# Dezoner son DVD



## PowerMike (29 Juillet 2000)

Tout avait bien commencé avec mon nouveau G4 et son lecteur de DVD. Je l'ai acheté a sa sortie en Décembre : G4 AGP 350. Et miracle j'arrivai à lire n'importe quel DVD de n'importe quelle zone sans que l'on me demande quoique se soit. Mais une mise à jour devait arriver et bientôt elle limita mon Lecteur DVD à 5 changements. Finis, les privilèges.
Bref, depuis la mise à jour des pilotes DVD j'ai cherché des dezoneurs.
Sur tous les sites on prétendait ne pas pouvoir faire la mise à jour du firmware du lecteur sur un Mac.
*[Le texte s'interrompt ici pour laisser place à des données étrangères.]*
# Gotbread/sdf-playground

Measured on AMD Instinct MI355X. Metric: Mrays/s (primary+secondary), labyrinth scene, 3840x2160, higher is better.
Workload: dtype f32

## Files before the change

sdf_playground_amd/buildlib.py:

```python
import hashlib
import os
import re
import subprocess
import sys
from concurrent.futures import ThreadPoolExecutor

HERE = os.path.dirname(os.path.abspath(__file__))
CSRC = os.path.join(HERE, "csrc")
LIB = os.path.join(HERE, "libsdfr.so")
OBJDIR = os.path.join(HERE, "build")
SOURCES = ["sdfr_api.cpp", "sdfr_comm.cpp", "sdfr_hlsl.cpp", "sdfr_jit.cpp", "sdfr_kernels.hip", "sdfr_post.hip"]
GROUP_SOURCE = "sdfr_kernels_group.hip"
ARCH = "gfx950"
_REV = ["-mllvm", "-greedy-reverse-local-assignment"]
_MAXMEM = ["-mllvm", "-amdgpu-sched-strategy=max-memory-clause"]
_TOPDOWN = ["-mllvm", "-misched-prera-direction=topdown"]
_MAXILP = ["-mllvm", "-amdgpu-sched-strategy=max-ilp"]
SCENE_FLAGS = {"SceneFractal": _MAXILP, "SceneCoordinateMaterial": _REV, "SceneTerrain": _REV, "SceneTiling": _REV,
               "SceneCubeSea": _MAXMEM, "SceneShell": _MAXMEM, "SceneLense": _TOPDOWN}


def scene_registry():
    text = open(os.path.join(CSRC, "sdfr_perpixel.h")).read()
    return [(int(i), n) for i, n in re.findall(r"X\((\d+), (Scene\w+)\)", text)]


def group_flags(g, override=None):
    groups = scene_groups()
    flags = []
    table = dict(SCENE_FLAGS)
    table.update(override or {})
    for i, name in scene_registry():
        if i % groups == g:
            flags += [f for f in table.get(name, []) if f not in flags or f == "-mllvm"]
    return flags


FLAGS = ["--offload-arch=" + ARCH, "-std=c++17", "-O3", "-ffp-contract=off", "-fno-slp-vectorize", "-fPIC", "-x", "hip", "-Wno-unused-result",
         "-Wno-unknown-pragmas", "-I" + CSRC]


def scene_groups():
    text = open(os.path.join(CSRC, "sdfr_perpixel.h")).read()
    return int(re.search(r"#define SDFR_GROUPS (\d+)", text).group(1))


def _deps():
    return [os.path.join(CSRC, f) for f in os.listdir(CSRC)] + [os.path.join(os.path.dirname(HERE), "include", "sdfr.h")]


def _stale():
    if not os.path.exists(LIB):
        return True
    t = os.path.getmtime(LIB)
    return any(os.path.getmtime(d) > t for d in _deps())


def build(force=False, verbose=False, extra=(), out=None, jobs=None, scene_flags=None):
    if out is None and not force and not _stale():
        return LIB
    hipcc = os.environ.get("HIPCC", "/opt/rocm/bin/hipcc")
    extra = list(extra)
    objdir = os.path.join(OBJDIR, hashlib.sha1(" ".join(extra).encode()).hexdigest()[:10] if extra else "default")
    os.makedirs(objdir, exist_ok=True)
    units = [(s, [], os.path.join(objdir, s + ".o")) for s in SOURCES]
    for g in range(scene_groups()):
        flags = group_flags(g, scene_flags)
        tag = "" if flags == group_flags(g) else "." + hashlib.sha1(" ".join(flags).encode()).hexdigest()[:8]
        units.append((GROUP_SOURCE, ["-DSDFR_GROUP=%d" % g] + flags, os.path.join(objdir, "%s.%d%s.o" % (GROUP_SOURCE, g, tag))))
    newest_dep = max(os.path.getmtime(d) for d in _deps())

    def compile_unit(u):
        src, defs, obj = u
        if not force and os.path.exists(obj) and os.path.getmtime(obj) > newest_dep:
            return
        cmd = [hipcc] + FLAGS + extra + defs + ["-c", os.path.join(CSRC, src), "-o", obj]
        if verbose:
            print(" ".join(cmd), file=sys.stderr)
        subprocess.run(cmd, check=True)

    with ThreadPoolExecutor(max_workers=jobs or min(8, os.cpu_count() or 1)) as pool:
        list(pool.map(compile_unit, sorted(units, key=lambda u: u[0] != GROUP_SOURCE)))
    cmd = [hipcc, "--offload-arch=" + ARCH, "-fPIC", "-shared"] + [u[2] for u in units] + ["-o", out or LIB]
    if verbose:
        print(" ".join(cmd), file=sys.stderr)
    subprocess.run(cmd, check=True)
    return out or LIB


if __name__ == "__main__":
    build(force="--force" in sys.argv, verbose="-v" in sys.argv)
    print(LIB)
```

sdf_playground_amd/csrc/sdfr_pixel.h:

```cpp
#pragma once
#include "sdfr_frame.h"
#include "sdfr_lib.h"

namespace sdfr {

struct PixelRay
{
	vec3 dir;
	vec3 right_ray, bottom_ray;
};
SDF_HD PixelRay pixel_ray(const FrameU &U, int px, int py)
{
	float sx = ((float)px + 0.5f) / U.widthf * 2.f - 1.f;
	float sy = 1.f - ((float)py + 0.5f) / U.heightf * 2.f;
	vec3 d = U.front + sx * U.right + sy * U.top;
	float invlen = rcp1(length(d));
	PixelRay r;
	r.dir = d * invlen;
	r.right_ray = U.ddx * U.right * invlen;
	r.bottom_ray = U.ddy * U.top * invlen;
	return r;
}
SDF_HD RayRec primary_ray(const FrameU &U, const PixelRay &pr)
{
// ... 11 lines not shown
	f.has_transparent = ray_has_transparent(r);
	f.is_shadow = ray_is_shadow(r);
	f.last_transparent_pos = f.has_transparent ? r.pos : V3s(0.f);
	return f;
}

SDF_HD int queue_next(uint64_t depths, int slots)
{
	int best = 0;
	uint32_t best_depth = (uint32_t)(depths & 0xffu);
	for (int i = 1; i < slots; ++i)
	{
		uint32_t d = (uint32_t)((depths >> (8 * i)) & 0xffu);
		if (d < best_depth) { best = i; best_depth = d; }
	}
	return best;
}
SDF_HD int queue_free(uint64_t depths, int slots)
{
	int i = 0;
	for (; i < slots; ++i)
		if (((depths >> (8 * i)) & 0xffu) == RAY_DEPTH_INVALID) break;
	return i;
}
SDF_HD uint64_t queue_set_depth(uint64_t depths, int slot, uint32_t d)
{
	return (depths & ~(0xffull << (8 * slot))) | ((uint64_t)d << (8 * slot));
}
#define SDFR_QUEUE_EMPTY 0xffffffffffffffffull

struct DebugFlags
{
	int plane_on;
	int show_on;
};
SDF_HD DebugFlags debug_flags(const FrameU &U)
{
	DebugFlags f;
	f.plane_on = U.debug_plane_on;
	f.show_on = U.show_on;
#if defined(__HIP_DEVICE_COMPILE__)
	asm volatile("" : "+v"(f.plane_on), "+v"(f.show_on));
#endif
	return f;
}
SDF_HD bool frame_needs_debug(const FrameU &U) { return U.debug_plane_on != 0 || U.show_on == 0; }

template <class Scene, bool DBG>
SDF_HD float map_geometry(const FrameU &U, const DebugFlags &F, const typename Scene::RayInv &R, vec3 p, vec3 dir, bool fast)
{
	if (!DBG)
		return Scene::dist(U, R, p, dir, fast);
	float d = 3e38f;
	if (F.show_on)
		d = Scene::dist(U, R, p, dir, fast);
	if (F.plane_on)
	{
		float plane = sd_plane_fast(p - V3(U.debug_x, U.debug_y, U.debug_z), dir, fast, U.debug_normal);
		return min1(d, plane);
	}
	return d;
}

struct GeoStep
{
	float camera_distance;
	vec3 right_off, bottom_off;
};
template <bool B>
struct VoidIf {};
template <>
struct VoidIf<true> { typedef void type; };
template <class Scene, class = void>
struct SceneReadsMarchState { static constexpr bool value = false; };
template <class Scene>
struct SceneReadsMarchState<Scene, typename VoidIf<Scene::geometry_reads_march_state>::type> { static constexpr bool value = true; };

template <class Scene, bool DBG>
SDF_HD float map_geometry_at(const FrameU &U, const DebugFlags &F, const typename Scene::RayInv &R, vec3 p, vec3 dir, bool fast, const GeoStep &gs)
{
	if (!DBG)
		return Scene::dist(U, R, p, dir, fast, gs);
	float d = 3e38f;
	if (F.show_on)
		d = Scene::dist(U, R, p, dir, fast, gs);
	if (F.plane_on)
	{
		float plane = sd_plane_fast(p - V3(U.debug_x, U.debug_y, U.debug_z), dir, fast, U.debug_normal);
		return min1(d, plane);
	}
	return d;
}

struct March
{
	vec3 start, dir;
	float t;
	float last_d;
	float last_safe;
	float factor;
	float d;
	uint32_t iter;
};
enum { MARCH_CONTINUE = 0, MARCH_HIT = 1, MARCH_MISS = 2 };

SDF_HD March march_begin(vec3 start, vec3 dir)
{
	March m;
	m.start = start;
	m.dir = dir;
	m.t = 0.f;
	m.last_d = 0.f;
	m.last_safe = 0.f;
	m.factor = 1.f;
	m.d = 0.f;
	m.iter = 0;
	return m;
}
SDF_HD vec3 march_pos(const March &m) { return mad(m.dir, m.t, m.start); }

SDF_HD int march_advance(March &m, float d, float dist_max, uint32_t iter_count, float dist_eps)
{
	m.d = d;
	const bool over = (m.factor > 1.f) & ((m.last_d + d) < m.last_d * m.factor);
	const bool out_of_range = m.t > dist_max;
	const bool stop = !over & (out_of_range | (d < dist_eps));
	const float t_fwd = m.t + d * m.factor;
	const float safe_fwd = m.t + d;
	m.last_d = over ? m.last_d : d;
	m.t = stop ? m.t : (over ? m.last_safe : t_fwd);
	m.last_safe = (over | stop) ? m.last_safe : safe_fwd;
	m.factor = over ? 1.f : m.factor;
	if (stop) return out_of_range ? MARCH_MISS : MARCH_HIT;
	m.iter++;
	return m.iter < iter_count ? MARCH_CONTINUE : MARCH_MISS;
}
SDF_HD void march_pre(March &m) { if (m.iter == 3) m.factor = 1.5f; }

SDF_HD vec3 grad_sample_pos(vec3 p, int axis, float eps)
{
	if (axis == 0) return p + V3(eps, 0.f, 0.f);
	if (axis == 1) return p + V3(0.f, eps, 0.f);
	return p + V3(0.f, 0.f, eps);
}
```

Jusqu'à ce que je trouve le patch proposé qui mettrait mon lecteur à niveau en révision z15c. 
Le patch marche très bien et est livré avec deux petits utilitaires qui permettent de changer la zone indéfiniment et de remettre le compteur à 0 quand on veut.
La mise à jour de firmware est une petite application sur laquelle on double clique.
Et là, la sueur froide. J'ai fermé toute les applications avant de faire la mise à jour pour prévenir les crashs.
Pourtant, tout semblait figer, j'ai cru perdre mon lecteur, mais au bout d'une minute où je me suis retenu de faire ctrl-Pomme-esc : Miracle ; ca fait maintenant bien 3 ou 4 mois que j'utilise mon lecteur zone free sans aucun problème.


----------



## macinside (31 Juillet 2000)

pour ceux que ça interrese voici une adresse : 
http://web.tiscalinet.it/thinkdifferent/ 

------------------
mac for ever


----------